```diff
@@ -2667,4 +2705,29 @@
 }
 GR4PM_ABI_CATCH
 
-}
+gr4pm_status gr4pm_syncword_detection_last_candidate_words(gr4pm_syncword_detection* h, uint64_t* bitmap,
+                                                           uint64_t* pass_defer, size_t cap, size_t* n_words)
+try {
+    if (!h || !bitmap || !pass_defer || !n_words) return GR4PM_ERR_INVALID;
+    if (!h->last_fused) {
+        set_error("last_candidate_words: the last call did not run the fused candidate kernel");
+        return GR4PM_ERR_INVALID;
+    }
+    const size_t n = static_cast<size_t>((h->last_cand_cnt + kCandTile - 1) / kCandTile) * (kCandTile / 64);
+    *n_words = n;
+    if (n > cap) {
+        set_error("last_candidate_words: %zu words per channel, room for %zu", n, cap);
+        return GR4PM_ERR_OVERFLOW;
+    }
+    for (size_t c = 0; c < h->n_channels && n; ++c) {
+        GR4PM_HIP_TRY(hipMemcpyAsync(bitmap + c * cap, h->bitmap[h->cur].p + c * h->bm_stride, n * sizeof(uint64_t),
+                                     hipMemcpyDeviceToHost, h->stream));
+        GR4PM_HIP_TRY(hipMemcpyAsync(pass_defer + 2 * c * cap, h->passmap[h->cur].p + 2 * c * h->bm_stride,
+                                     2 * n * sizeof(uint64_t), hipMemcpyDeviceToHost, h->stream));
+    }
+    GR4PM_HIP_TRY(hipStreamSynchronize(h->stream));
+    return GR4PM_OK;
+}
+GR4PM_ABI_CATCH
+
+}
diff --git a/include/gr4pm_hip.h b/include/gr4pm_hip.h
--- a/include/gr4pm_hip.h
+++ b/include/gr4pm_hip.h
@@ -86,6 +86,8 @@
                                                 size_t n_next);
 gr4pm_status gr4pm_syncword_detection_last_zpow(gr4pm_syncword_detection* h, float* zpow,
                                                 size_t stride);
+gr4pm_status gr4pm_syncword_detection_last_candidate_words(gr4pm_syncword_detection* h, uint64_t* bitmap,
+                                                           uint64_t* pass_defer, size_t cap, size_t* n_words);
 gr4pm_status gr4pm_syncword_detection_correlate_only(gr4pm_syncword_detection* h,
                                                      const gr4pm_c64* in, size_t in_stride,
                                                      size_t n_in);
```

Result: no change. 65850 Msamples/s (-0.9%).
-.-.-
Exercise directions:
The material above must be written out again in full, exactly.

The completed task:
```diff
@@ -2667,4 +2705,29 @@
 }
 GR4PM_ABI_CATCH
 
-}
+gr4pm_status gr4pm_syncword_detection_last_candidate_words(gr4pm_syncword_detection* h, uint64_t* bitmap,
+                                                           uint64_t* pass_defer, size_t cap, size_t* n_words)
+try {
+    if (!h || !bitmap || !pass_defer || !n_words) return GR4PM_ERR_INVALID;
+    if (!h->last_fused) {
+        set_error("last_candidate_words: the last call did not run the fused candidate kernel");
+        return GR4PM_ERR_INVALID;
+    }
+    const size_t n = static_cast<size_t>((h->last_cand_cnt + kCandTile - 1) / kCandTile) * (kCandTile / 64);
+    *n_words = n;
+    if (n > cap) {
+        set_error("last_candidate_words: %zu words per channel, room for %zu", n, cap);
+        return GR4PM_ERR_OVERFLOW;
+    }
+    for (size_t c = 0; c < h->n_channels && n; ++c) {
+        GR4PM_HIP_TRY(hipMemcpyAsync(bitmap + c * cap, h->bitmap[h->cur].p + c * h->bm_stride, n * sizeof(uint64_t),
+                                     hipMemcpyDeviceToHost, h->stream));
+        GR4PM_HIP_TRY(hipMemcpyAsync(pass_defer + 2 * c * cap, h->passmap[h->cur].p + 2 * c * h->bm_stride,
+                                     2 * n * sizeof(uint64_t), hipMemcpyDeviceToHost, h->stream));
+    }
+    GR4PM_HIP_TRY(hipStreamSynchronize(h->stream));
+    return GR4PM_OK;
+}
+GR4PM_ABI_CATCH
+
+}
diff --git a/include/gr4pm_hip.h b/include/gr4pm_hip.h
--- a/include/gr4pm_hip.h
+++ b/include/gr4pm_hip.h
@@ -86,6 +86,8 @@
                                                 size_t n_next);
 gr4pm_status gr4pm_syncword_detection_last_zpow(gr4pm_syncword_detection* h, float* zpow,
                                                 size_t stride);
+gr4pm_status gr4pm_syncword_detection_last_candidate_words(gr4pm_syncword_detection* h, uint64_t* bitmap,
+                                                           uint64_t* pass_defer, size_t cap, size_t* n_words);
 gr4pm_status gr4pm_syncword_detection_correlate_only(gr4pm_syncword_detection* h,
                                                      const gr4pm_c64* in, size_t in_stride,
                                                      size_t n_in);
```

Result: no change. 65850 Msamples/s (-0.9%).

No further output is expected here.